Productivity Growth Accelerates As The Economic Cycle Fully Matures

Let’s continue looking into the NFIB survey to get a complete grasp of the state of small businesses as of July.

Economic News

Let’s continue looking into the NFIB survey to get a complete grasp of the state of small businesses as of July. The chart below is the most important one in the survey as it shows the credit conditions small businesses face. Credit conditions remain solid as they inch up to the highs made in the early 2000s. The trend in all these graphs is that the economy is getting back to the pre-recession levels. As much as the bears like to think that’s ominous, I don’t think that is necessarily the case. There needs to be a catalyst to bring the economy to its knees, namely rising rates. It’s amazing to see how bad the economy got in 2008. The few years where credit was tough to come by gave the economy pent up demand in terms of good businesses needing loans. The best time to buy IPOs is right after a recession as only the best businesses can raise capital when the economy is rough. Now we have weak firms like Snap and Blue Apron selling stock because credit conditions have been great for years.

The availability of loans index mimics the credit conditions index as it was -3 in July which is tied for the best reading since 2012. Obviously, low interest rates play a strong role in the ability to access capital cheaply. One of the few indicators which still has room to run in terms of getting to pre-recessionary levels is capital expenditures. As you can see in the chart below, capex is lower than it was in the early 2000s. It appears that small businesses are just like large firms which aren’t putting much money into fixed investments. This means small businesses are also partially to blame for productivity growth problems. One interesting part of this survey is that retailers are the number one category which participated. It’s surprising to see such positivity coming from them since retail has been a tough category this year. Some are probably online retailers, but Amazon makes competition in that space tough as well.

Not only are the job openings looking good for the small business economy, but they’re also looking great overall. As you can see from the chart below, openings spiked to a record high. The JOLTS increased 461,000 to 6.163 million. The job opening rate of 4% tied for a record high. As you can see, the hires and quits dipped slightly, but that’s nothing to worry about.

As you might be aware of, the most difficult part of this recovery has been getting productivity growth. That’s what generates standard of living improvements because it allows employers to pay workers more without raising prices. Put another way, it is the only lever that boosts real wages. We got good news on the labor productivity front this week as the non-farm productivity annual run rate from April to June was 0.9% which was a bump from the 0.1% growth in the first quarter.

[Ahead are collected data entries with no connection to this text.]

int64_t fc_conv_fwd_pairs_ws_bytes(int64_t n_out, int K, int Cout);
int fc_conv_fwd_pairs(const float* in, const float* W, const int* pair_in, const int* pair_cnt, const int* pair_pos,
                      float* out, int64_t n_in, int64_t n_out, int K, int Cin, int Cout, int flags, void* ws,
                      int64_t ws_bytes, hipStream_t stream);

int fc_conv_fwd_pairs_tiles(const float* in, const float* W, const int* pair_in, const int* pair_cnt, const int* pair_pos,
                            float* out, int64_t n_in, int64_t n_out, int K, int Cin, int Cout, int64_t live_tiles, int flags,
                            void* ws, int64_t ws_bytes, hipStream_t stream);

int64_t fc_conv_stats_blocks(int64_t n_out, int K, int Cin, int Cout, int flags, int pairs);
int fc_conv_fwd_stats(const float* in, const float* W, const int* nbr, const int* out_index, float* out, int64_t n_in,
                      int64_t n_out, int K, int Cin, int Cout, int flags, void* ws, int64_t ws_bytes, float* stats,
                      hipStream_t stream);
int fc_conv_fwd_pairs_tiles_stats(const float* in, const float* W, const int* pair_in, const int* pair_cnt, const int* pair_pos,
                                  float* out, int64_t n_in, int64_t n_out, int K, int Cin, int Cout, int64_t live_tiles, int flags,
                                  void* ws, int64_t ws_bytes, float* stats, hipStream_t stream);
int fc_conv_fwd_bn_bwd_stats(const float* in, const float* W, const int* nbr, const int* out_index, float* out, int64_t n_in,
                             int64_t n_out, int K, int Cin, int Cout, int flags, void* ws, int64_t ws_bytes, float* stats,
                             const float* bn_x, const float* mean, const float* var, const float* gamma, const float* beta, float eps,
                             int act, const float* add, const float* bn_y, hipStream_t stream);
int fc_conv_fwd_pairs_tiles_bn_bwd_stats(const float* in, const float* W, const int* pair_in, const int* pair_cnt, const int* pair_pos,
                                         float* out, int64_t n_in, int64_t n_out, int K, int Cin, int Cout, int64_t live_tiles, int flags,
                                         void* ws, int64_t ws_bytes, float* stats, const float* bn_x, const float* mean,
                                         const float* var, const float* gamma, const float* beta, float eps, int act,
                                         const float* add, const float* bn_y, hipStream_t stream);
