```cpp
template <int MAXK>
__device__ __forceinline__ void stage_y(const StemLaunch& P, const StemLds& L, int y, YView& Y) {
  const DevSet& s = P.yset;
  constexpr bool NW = node_weights<MAXK>();
  const int maxnl = P.lds_max_nl;
  const double gap2 = P.gap2;
  lds_f64* gp = L.gp;
  lds_f64* yew = L.yew;
  lds_u32* ysc = L.ysc;
  lds_u32* yed2 = L.yed2;
  lds_i32* ylf = L.ylf;
  lds_i32* ycs = L.ycs;
  {
    Y.nl = s.ex_nl[y];
    Y.nch = s.ex_nch[y];
    Y.nseqs = s.ex_nseqs[y];
    const int nb = s.ex_node_base[y], eb = s.ex_edge_base[y], bb = s.ex_bpf_base[y];
    Y.lmax = Y.nl ? (int)(s.yn_b[nb + Y.nl - 1] & 0xffff) : 0;
    {
      const int ne = s.ex_edge_base[y + 1] - eb;
      const int sb = s.ex_ysc_base[y] * 64, nrec = Y.nch * 64;
      const int nfree = max(maxnl - Y.nl, 1);
      for (int k = threadIdx.x; k < nrec + 128; k += blockDim.x) {
        uint32_t r = k < nrec ? s.ysc[sb + k] : 0u;
        const uint32_t ch = r & 0x7ff, pa = (r >> 11) & 0x7ff;
        const uint32_t zs = (uint32_t)(maxnl - 1 - (k & 63) % nfree);
        if (k >= nrec || ch == pa) r = zs | (zs << 11);
        ysc[k] = r;
        if (!NW) yew[k] = (k >= nrec || ch == pa) ? 0.0 : gap2 * (double)s.yn_w[nb + pa] * gp[r >> 22];
      }
      if (node_weights_f32<MAXK>())
        for (int q = threadIdx.x; q < maxnl; q += blockDim.x) ((lds_f32*)yew)[q] = q < Y.nl ? s.yn_w[nb + q] : 0.0f;
      else if (NW)
        for (int q = threadIdx.x; q < maxnl; q += blockDim.x) yew[q] = q < Y.nl ? gap2 * (double)s.yn_w[nb + q] : 0.0;
      if (!edges_global<MAXK>())
        for (int k = threadIdx.x; k < ne; k += blockDim.x) yed2[k] = s.ye2[eb + k];
      const int cb = s.ex_ycs_base[y];
      for (int v = threadIdx.x; v <= Y.lmax + 1; v += blockDim.x) ycs[v] = s.ycs[cb + v];
    }
    Y.nrg = s.yrec + nb;
    Y.sc = ysc; Y.ew = yew; Y.ed2 = yed2; Y.lfirst = ylf; Y.ycs = ycs; Y.gp = gp;
    Y.ewf = (const lds_f32*)yew; Y.gap2 = gap2;
    Y.ed2g = s.ye2 + eb;
    Y.nb = nb; Y.bb = bb;
    __syncthreads();
    for (int v = threadIdx.x; v <= Y.lmax + 1; v += blockDim.x) {
      int lo = 0, hi = Y.nl;
      while (lo < hi) {
        const int mid = (lo + hi) >> 1;
        if ((int)(s.yn_b[nb + mid] & 0xffff) < v) lo = mid + 1; else hi = mid;
      }
      ylf[v] = lo;
    }
    __syncthreads();
  }
}

template <int MAXK, typename KapPtr>
__device__ __forceinline__ void gamma_rows(const StemLaunch& P, const YView& Y, lds_f64* R, const lds_f64* co,
                                           const lds_f64* gp, double* gamtab, KapPtr kap, int wave_u,
                                           int nwaves, int lane) {
  const DevSet& s = P.yset;
  const DevSet& xset = P.xset;
  const int band = (int)P.band;
  const int nb = Y.nb, bb = Y.bb;
  for (int g = wave_u; g < xset.n_gam; g += nwaves) {
    const uint32_t key = xset.gam_key[g];
    const int gcode = (int)(key >> 16) * 16, glen = (int)(key & 0xffff);
    double kp = 0.0;
    for (int k = 0; k < MAXK; ++k) {
      const int q = lane + 64 * k;
      double M = 0.0;
      if (q < Y.nl) {
        const uint4 nd = Y.nrg[q];
        const int ylen = (int)(s.yn_b[nb + q] & 0xffff);
        if (((nd.x >> 16) & 0xff) == 0 && (band == 0 || abs(glen - ylen) <= band)) {
          double vs;
          if ((nd.y >> 24) != 0u) {
            vs = co[gcode + ((nd.y >> 16) & 0xf)] * (double)__uint_as_float(nd.w);
          } else {
            vs = 0.0;
            const int yb0 = (int)(s.yn_b[nb + q] >> 16), ynb = (int)(nd.x >> 24);
            for (int b = 0; b < ynb; ++b)
              vs += co[gcode + s.bpf_code[bb + yb0 + b]] * (double)s.bpf_p[bb + yb0 + b];
          }
          M = vs * gp[nd.y & 0xffff];
          kp += M * s.yn_P[nb + q];
        }
      }
      R[q] = M;
    }
    for (int off = 32; off > 0; off >>= 1) kp += __shfl_xor(kp, off, 64);
    if (lane == 0) kap[g] = kp;
    wave_sync();
    int c0 = 0;
    if (band > 0) c0 = Y.ycs[min(max(glen - band, 0), Y.lmax + 1)];
    c0 = __builtin_amdgcn_readfirstlane(c0);
    if (c0 < Y.nch) iy_sweep<node_weights<MAXK>(), node_weights_f32<MAXK>()>(Y, R, c0, lane);
    double* grow = gamtab + (size_t)g * (64 * MAXK);
    for (int k = 0; k < MAXK; ++k)
      if (lane + 64 * k < Y.nl) grow[lane + 64 * k] = R[lane + 64 * k];
    wave_sync();
  }
}

template <int MAXK>
__device__ __forceinline__ void phi_rows(const StemLaunch& P, const YView& Y, lds_f64* R, const lds_f64* co,
                                         const lds_f64* gp, const double* gamtab, double* phitab,
                                         double* phikap, const int32_t* __restrict__ keys, int pb, int pe,
                                         int wave_u, int nwaves, int lane) {
  const DevSet& s = P.yset;
  const DevSet& xset = P.xset;
  const int band = (int)P.band;
  const int nb = Y.nb, bb = Y.bb;
  const int share = (pe - pb + nwaves - 1) / nwaves;
  const int t0 = pb + wave_u * share, t1 = min(pe, t0 + share);
  int gcur = -1;
  double Hr[MAXK];
#pragma unroll
  for (int k = 0; k < MAXK; ++k) Hr[k] = 0.0;
  for (int t = t0; t < t1; ++t) {
    const int idx = keys ? __builtin_amdgcn_readfirstlane(keys[t]) : t;
    const int g = __builtin_amdgcn_readfirstlane((int)xset.phi_g[idx]);
    if (g != gcur) {
      gcur = g;
      const double* __restrict__ grow = gamtab + (size_t)g * (64 * MAXK);
#pragma unroll
      for (int k = 0; k < MAXK; ++k) R[lane + 64 * k] = grow[lane + 64 * k];
      wave_sync();
      for (int k = 0; k < MAXK; ++k) {
        const int q = lane + 64 * k;
        double H = 0.0;
        if (q < Y.nl) {
          const uint32_t na = Y.nrg[q].x;
          const int ne = (int)((na >> 16) & 0xff), e0 = (int)(na & 0xffff);
          for (int e = 0; e < ne; ++e) {
            const uint32_t rec = edges_global<MAXK>() ? Y.ed2g[e0 + e] : Y.ed2[e0 + e];
            H += gp[rec >> 22] * R[rec & 0x7ff];
          }
        }
        Hr[k] = H;
      }
      wave_sync();
    }
    const uint32_t al = xset.phi_al[idx];
    const int acode = (int)(al >> 16) * 16, alen = (int)(al & 0xffff);
    double kp = 0.0;
#pragma unroll
    for (int k = 0; k < MAXK; ++k) {
      const int q = lane + 64 * k;
      double M = 0.0;
      if (q < Y.nl) {
        const uint4 nd = Y.nrg[q];
        const int ylen = (int)(s.yn_b[nb + q] & 0xffff);
        if (Hr[k] != 0.0 && (band == 0 || abs(alen - ylen) <= band)) {
          double vs;
          if ((nd.y >> 24) != 0u) {
            vs = co[acode + ((nd.y >> 16) & 0xf)] * (double)__uint_as_float(nd.w);
          } else {
            vs = 0.0;
            const int yb0 = (int)(s.yn_b[nb + q] >> 16), ynb = (int)(nd.x >> 24);
            for (int b = 0; b < ynb; ++b)
              vs += co[acode + s.bpf_code[bb + yb0 + b]] * (double)s.bpf_p[bb + yb0 + b];
          }
          M = vs * Hr[k];
          kp += M * s.yn_P[nb + q];
        }
      }
      R[q] = M;
    }
    for (int off = 32; off > 0; off >>= 1) kp += __shfl_xor(kp, off, 64);
    if (lane == 0) phikap[idx] = kp;
    wave_sync();
    int c0 = 0;
    if (band > 0) c0 = Y.ycs[min(max(alen - band, 0), Y.lmax + 1)];
    c0 = __builtin_amdgcn_readfirstlane(c0);
    if (c0 < Y.nch) iy_sweep<node_weights<MAXK>(), node_weights_f32<MAXK>()>(Y, R, c0, lane);
    double* prow = phitab + (size_t)idx * (64 * MAXK);
#pragma unroll
    for (int k = 0; k < MAXK; ++k)
      if (lane + 64 * k < Y.nl) prow[lane + 64 * k] = R[lane + 64 * k];
    wave_sync();
  }
}

template <int MAXK>
__global__ void __launch_bounds__(64 * StemWaves<MAXK>::value) sk_gamma_table_kernel(StemLaunch P) {
  const int lane = threadIdx.x & 63, wave = threadIdx.x >> 6;
  const int nwaves = blockDim.x >> 6;
  const int slot = blockIdx.x;
  if (slot >= P.n_slots) return;
  const StemLds L = stem_lds_carve<MAXK>(P, nwaves);
  for (int k = threadIdx.x; k < 256; k += blockDim.x) L.co[k] = P.co_subst[k];
  for (int k = threadIdx.x; k < P.n_gpow; k += blockDim.x) L.gp[k] = P.gpow[k];
  lds_f64* R = L.Rall + (size_t)wave * P.lds_max_nl;
  const int wave_u = __builtin_amdgcn_readfirstlane(wave);
  __syncthreads();
  YView Y;
  stage_y<MAXK>(P, L, P.slot_y[slot], Y);
  double* gamtab = P.gam + (size_t)slot * P.gam_doubles;
  gamma_rows<MAXK>(P, Y, R, L.co, L.gp, gamtab, P.kap_y + (size_t)slot * P.xset.n_gam, wave_u, nwaves, lane);
  if (P.phi_shared) {
    __syncthreads();
    double* phitab = P.phi + (size_t)slot * P.phi_doubles;
    phi_rows<MAXK>(P, Y, R, L.co, L.gp, gamtab, phitab, phitab + (size_t)P.xset.n_phi * (64 * MAXK), nullptr, 0,
                   P.xset.n_phi, wave_u, nwaves, lane);
  }
}

template <int MAXK>
__global__ void __launch_bounds__(64 * StemWaves<MAXK>::value) sk_dag_stem_kernel(StemLaunch P) {
  const DevSet& s = P.yset;
  const int lane = threadIdx.x & 63, wave = threadIdx.x >> 6;
  const int nwaves = blockDim.x >> 6;
  const int maxnl = P.lds_max_nl;
  constexpr int PW = pass_width<MAXK>();

  const StemLds L = stem_lds_carve<MAXK>(P, nwaves);
  lds_f64* co = L.co;
  lds_f64* gp = L.gp;
  lds_i32* ctl = L.ctl;
  lds_f64* kap = L.kap;

  for (int k = threadIdx.x; k < 256; k += blockDim.x) co[k] = P.co_subst[k];
  for (int k = threadIdx.x; k < P.n_gpow; k += blockDim.x) gp[k] = P.gpow[k];

  lds_f64* R = L.Rall + (size_t)wave * maxnl;
  lds_f64* hb = L.hball + (size_t)wave * 64 * PW;
  for (int j = 0; j < PW; ++j) hb[64 * j + lane] = 0.0;
  double* slab = P.scratch + (size_t)(blockIdx.x * nwaves + wave) * P.slab_doubles;
  const int wave_u = __builtin_amdgcn_readfirstlane(wave);
  if (threadIdx.x == 0) ctl[2] = 0;
  for (;;) {
    __syncthreads();
    if (threadIdx.x == 0) {
      int got = -1, qk = ctl[2];
      while (qk < kStemQueues) {
        const int q = (blockIdx.x + qk) % kStemQueues;
        const int i = P.queue_off[q] + atomicAdd(P.item_counter + q, 1);
        if (i < P.queue_off[q + 1]) {
          got = i;
          break;
        }
        ++qk;
      }
      ctl[0] = got;
      ctl[2] = qk;
    }
    __syncthreads();
    const int it = __builtin_amdgcn_readfirstlane(ctl[0]);
    if (it < 0) break;
    const int4 item = P.items[it];
    const int y = item.x;
    YView Y;
    stage_y<MAXK>(P, L, y, Y);

    const bool gam = P.gam_on && s.ex_gapless[y];
    double* gamtab = nullptr;
    const int tslot = __builtin_amdgcn_readfirstlane(P.phi_shared ? item.w : (int)blockIdx.x);
    double* phitab = P.phi + (int64_t)tslot * P.phi_doubles;
    double* phikap = P.phi_on ? phitab + (size_t)P.xset.n_phi * (64 * MAXK) : nullptr;
    if (gam) {
      const DevSet& xset = P.xset;
      if (P.gam_shared) {
        gamtab = P.gam + (size_t)item.w * P.gam_doubles;
        const double* __restrict__ ky = P.kap_y + (size_t)item.w * xset.n_gam;
        for (int g = threadIdx.x; g < xset.n_gam; g += blockDim.x) kap[g] = ky[g];
      } else {
        gamtab = P.gam + (size_t)blockIdx.x * P.gam_doubles;
        gamma_rows<MAXK>(P, Y, R, co, gp, gamtab, kap, wave_u, nwaves, lane);
      }
      __syncthreads();

      if (P.phi_on && !P.phi_shared) {
        phi_rows<MAXK>(P, Y, R, co, gp, gamtab, phitab, phikap, P.item_phi, P.item_phi_off[it],
                       P.item_phi_off[it + 1], wave_u, nwaves, lane);
        __syncthreads();
      }
    }

    if (threadIdx.x == 0) ctl[1] = nwaves;
    __syncthreads();
    for (int t = wave_u; t < item.z;) {
      const int x = P.xs[item.y + t];
      const double k = stem_pair<MAXK>(P, Y, R, hb, co, gp, slab, x, lane, gam, gamtab, kap, phitab, phikap);
      if (lane == 0) P.out[P.oidx[item.y + t]] = k;
      int nt = 0;
      if (lane == 0) nt = atomicAdd(reinterpret_cast<int*>(const_cast<int32_t*>((const int32_t*)ctl)) + 1, 1);
      t = __builtin_amdgcn_readlane(nt, 0);
    }
  }
}

hipError_t launch_prep(const DevSet& s, const DevParamNodes& pn, const double* gpow, double gap2,
                       hipStream_t st) {
  const int bs = 64;
  const int grid = (s.n_examples + bs - 1) / bs;
  if (grid == 0) return hipSuccess;
  hipLaunchKernelGGL(sk_prep_kernel, dim3(grid), dim3(bs), 0, st, s, pn, gpow, gap2);
  return hipGetLastError();
}

size_t stem_lds_bytes(const StemLaunch& P, int nwaves) {
  size_t b = 0;
  b += 256 * 8;
  b += (size_t)P.n_gpow_pad * 8;
  b += (size_t)nwaves * P.lds_max_nl * 8;
  b += (size_t)nwaves * 64 * pass_width_of(stem_maxk(P.lds_max_nl)) * 8;
  const int maxk = stem_maxk(P.lds_max_nl);
  if (node_weights_of(maxk))
    b += (size_t)P.lds_max_nch * 64 * 4 + (size_t)P.lds_max_nl * (maxk >= SK_NODEF_MIN ? 4 : 8);
  else
    b += (size_t)P.lds_max_nch * 64 * 12;
  if (stem_maxk(P.lds_max_nl) < SK_EDG_MIN) b += (size_t)P.lds_max_edges * 4;
  b += (size_t)P.lds_max_len_pad * 4 * 2 + 16;
  if (P.gam_on) b += (size_t)P.xset.n_gam * 8;
  return b;
}

#define SK_STEM_CLASSES(X) X(4) X(8) X(12) X(16) X(17) X(20) X(24) X(28) X(32)

static const void* stem_kernel_ptr(int maxk) {
  switch (maxk) {
#define SK_CASE(K) \
  case K: return reinterpret_cast<const void*>(sk_dag_stem_kernel<K>);
    SK_STEM_CLASSES(SK_CASE)
#undef SK_CASE
    default: return nullptr;
  }
}

int stem_maxk(int max_nl) {
  const int s = (std::max(max_nl, 1) + 63) / 64;
  if (SK_K17 && s == 17) return 17;
  const int k = (s + 3) & ~3;
  return k <= 32 ? k : -1;
}

hipError_t launch_stem(const StemLaunch& P, int grid, int nwaves, hipStream_t st) {
  const size_t lds = stem_lds_bytes(P, nwaves);
  const int maxk = stem_maxk(P.lds_max_nl);
  const void* fn = stem_kernel_ptr(maxk);
  if (!fn) return hipErrorInvalidValue;
  hipError_t e = hipFuncSetAttribute(fn, hipFuncAttributeMaxDynamicSharedMemorySize, (int)lds);
  if (e != hipSuccess) return e;
  switch (maxk) {
#define SK_CASE(K)                                                                          \
  case K:                                                                                  \
    hipLaunchKernelGGL(sk_dag_stem_kernel<K>, dim3(grid), dim3(64 * nwaves), lds, st, P); \
    break;
    SK_STEM_CLASSES(SK_CASE)
#undef SK_CASE
    default: return hipErrorInvalidValue;
  }
  return hipGetLastError();
}

hipError_t launch_gamma_tables(const StemLaunch& P, int nwaves, hipStream_t st) {
  if (!P.gam_shared || P.n_slots <= 0) return hipSuccess;
  const size_t lds = stem_lds_bytes(P, nwaves);
  const int maxk = stem_maxk(P.lds_max_nl);
  switch (maxk) {
#define SK_CASE(K)                                                                                  \
  case K: {                                                                                        \
    hipError_t e = hipFuncSetAttribute(reinterpret_cast<const void*>(sk_gamma_table_kernel<K>),    \
                                       hipFuncAttributeMaxDynamicSharedMemorySize, (int)lds);      \
    if (e != hipSuccess) return e;                                                                 \
    hipLaunchKernelGGL(sk_gamma_table_kernel<K>, dim3(P.n_slots), dim3(64 * nwaves), lds, st, P); \
    break;                                                                                         \
  }
    SK_STEM_CLASSES(SK_CASE)
#undef SK_CASE
    default: return hipErrorInvalidValue;
  }
  return hipGetLastError();
}

hipError_t stem_kernel_attr(int max_nl, int* max_dyn_lds, int* vgprs, int* max_waves) {
  hipFuncAttributes attr;
  const int maxk = stem_maxk(max_nl);
  if (maxk < 0) return hipErrorInvalidValue;
  hipError_t e = hipFuncGetAttributes(&attr, stem_kernel_ptr(maxk));
  if (e != hipSuccess) return e;
  *max_dyn_lds = 163840 - (int)attr.sharedSizeBytes;
  *vgprs = attr.numRegs;
  *max_waves = std::max(1, attr.maxThreadsPerBlock / 64);
  return hipSuccess;
}

}
```

Measured before the change: 227,500.
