diff --git a/csrc/bindings.cpp b/csrc/bindings.cpp
--- a/csrc/bindings.cpp
+++ b/csrc/bindings.cpp
@@ -46,6 +46,9 @@
 at::Tensor embed3_fwd(const at::Tensor&, const at::Tensor&,
                       const at::Tensor&, const at::Tensor&,
                       const at::Tensor&);
+std::vector<at::Tensor> embed3_bwd(const at::Tensor&, const at::Tensor&,
+                                   const at::Tensor&, long, long, long);
+std::vector<long> embed3_bwd_limits();
 std::vector<at::Tensor> crf_fwd(const at::Tensor&, const at::Tensor&,
                                 const at::Tensor&, const at::Tensor&);
 at::Tensor crf_viterbi(const at::Tensor&, const at::Tensor&,
@@ -179,6 +182,9 @@
   m.def("gemm_nn_dgelu", &gemm_nn_dgelu, py::arg("a"), py::arg("b"),
         py::arg("u"), py::arg("bias"));
   m.def("embed3_fwd", &embed3_fwd);
+  m.def("embed3_bwd", &embed3_bwd, py::arg("dy"), py::arg("token_ids"),
+        py::arg("segment_ids"), py::arg("V"), py::arg("P"), py::arg("S"));
+  m.def("embed3_bwd_limits", &embed3_bwd_limits);
   m.def("crf_fwd", &crf_fwd);
   m.def("crf_viterbi", &crf_viterbi);
   m.def("crf_path_posterior", &crf_path_posterior, py::arg("emissions"),
diff --git a/csrc/embed.hip b/csrc/embed.hip
--- a/csrc/embed.hip
+++ b/csrc/embed.hip
@@ -1,4 +1,6 @@
 #include "common.h"
+#include "slab_colsum.h"
+#include "sorted_index.h"
 
 __global__ __launch_bounds__(256) void embed3_kernel(
     const bf16* __restrict__ word,
@@ -54,3 +56,277 @@
   HIP_CHECK_LAST();
   return out;
 }
+
+#define EB_CHUNK 16
+#define EB_INFLIGHT 8
+#define EB_SEG_CAP 8
+#define EB_BSLICES 8
+#define EB_COLVECS 32
+
+template <bool PARTIAL>
+__device__ __forceinline__ void eb_sum_rows(
+    const bf16* __restrict__ dy, const int* __restrict__ order, int s, int e,
+    int H, int lane, bf16* __restrict__ out_b, float* __restrict__ out_f) {
+  for (int c = lane * 8; c < H; c += WAVE * 8) {
+    float acc[8];
+#pragma unroll
+    for (int k = 0; k < 8; ++k) acc[k] = 0.f;
+    for (int p = s; p < e; p += EB_INFLIGHT) {
+      bf16x8 x[EB_INFLIGHT];
+#pragma unroll
+      for (int u = 0; u < EB_INFLIGHT; ++u) {
+        if (p + u < e) {
+          const long r = order[p + u];
+          x[u] = *reinterpret_cast<const bf16x8*>(dy + r * H + c);
+        } else {
+#pragma unroll
+          for (int k = 0; k < 8; ++k) x[u][k] = (__bf16)0.f;
+        }
+      }
+#pragma unroll
+      for (int u = 0; u < EB_INFLIGHT; ++u)
+#pragma unroll
+        for (int k = 0; k < 8; ++k) acc[k] += (float)x[u][k];
+    }
+    if (PARTIAL) {
+      f32x4 lo = {acc[0], acc[1], acc[2], acc[3]};
+      f32x4 hi = {acc[4], acc[5], acc[6], acc[7]};
+      *reinterpret_cast<f32x4*>(out_f + c) = lo;
+      *reinterpret_cast<f32x4*>(out_f + c + 4) = hi;
+    } else {
+      bf16x8 ov;
+#pragma unroll
+      for (int k = 0; k < 8; ++k) ov[k] = (__bf16)acc[k];
+      *reinterpret_cast<bf16x8*>(out_b + c) = ov;
+    }
+  }
+}
+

The first quarter initially showed 0% growth which is emblematic of the weak recovery we have seen thus far. On a year over year basis, Q2 productivity grew 1.2% which beat estimates for 0.7% growth.

We’re still far from at a healthy growth rate, but this is a step in the right direction. Output per worker was up at a 3.4% rate, but that’s partially due to the 2.5% gain in hours worked. We want people to be more efficient, doing more in the same amount of time. Surprisingly, unit labor cost was only up 0.6%. That’s good news for the economy because it means inflation didn’t come from the labor market. However, looking at the April-June results is old news. The next few quarters should show increases.

On the negative side, the wholesale inventory report showed a 0.7% gain which is the quickest gain in 6 months. May was revised higher to 0.6% from 0.4%. The acceleration was driven by the auto sector as the sales growth has dried up, leaving firms with too much inventory. The next step is slowing production which has started to occur recently with GM extending its normal shut-in. This is the part that hurts the economy as workers earn less money forcing them to spend less. The inventory to sales ratio for vehicles was 1.79 which was up from 1.76 in May and 1.67 in January.

Geopolitical

The stock market sold off again on Wednesday because of the geopolitical risk with North Korea. President Trump drew a red line with North Korea saying it can’t threaten America; North Korea promptly ignored that and threatened America. Luckily, this has mainly been a war of words with a not much action.

Some investors are wondering why the stock market isn’t down more. Back of the envelope guestimates would say there’s about a 10% chance North Korea attacks Guam which would cause a 10% drop in the stock market. That means the stock market should be down 1%. The S&P 500 is only down 0.25% off the high. The reason it looks like the stock market is ignoring the geopolitical news is because it is being inundated with mostly positive economic reports. There’s also the aspect of index funds putting money into the stock market. If nothing has stopped investors from putting money into stocks this year, it’s unlikely that a low probability event will do so. It’s still worth following this story because real action would cause a correction.

Conclusion

Small businesses are probably in as good of a position as they will ever be. The labor market is strong as the number of job openings hit a record high. The only thing that can stop this bull market from roaring higher in the next 3 weeks is the North Korea issue. Once September starts, I will be more negative because the focus will move to the Fed’s unwind and the debt ceiling. There’s also seasonal weakness in that month which is moderately worrisome.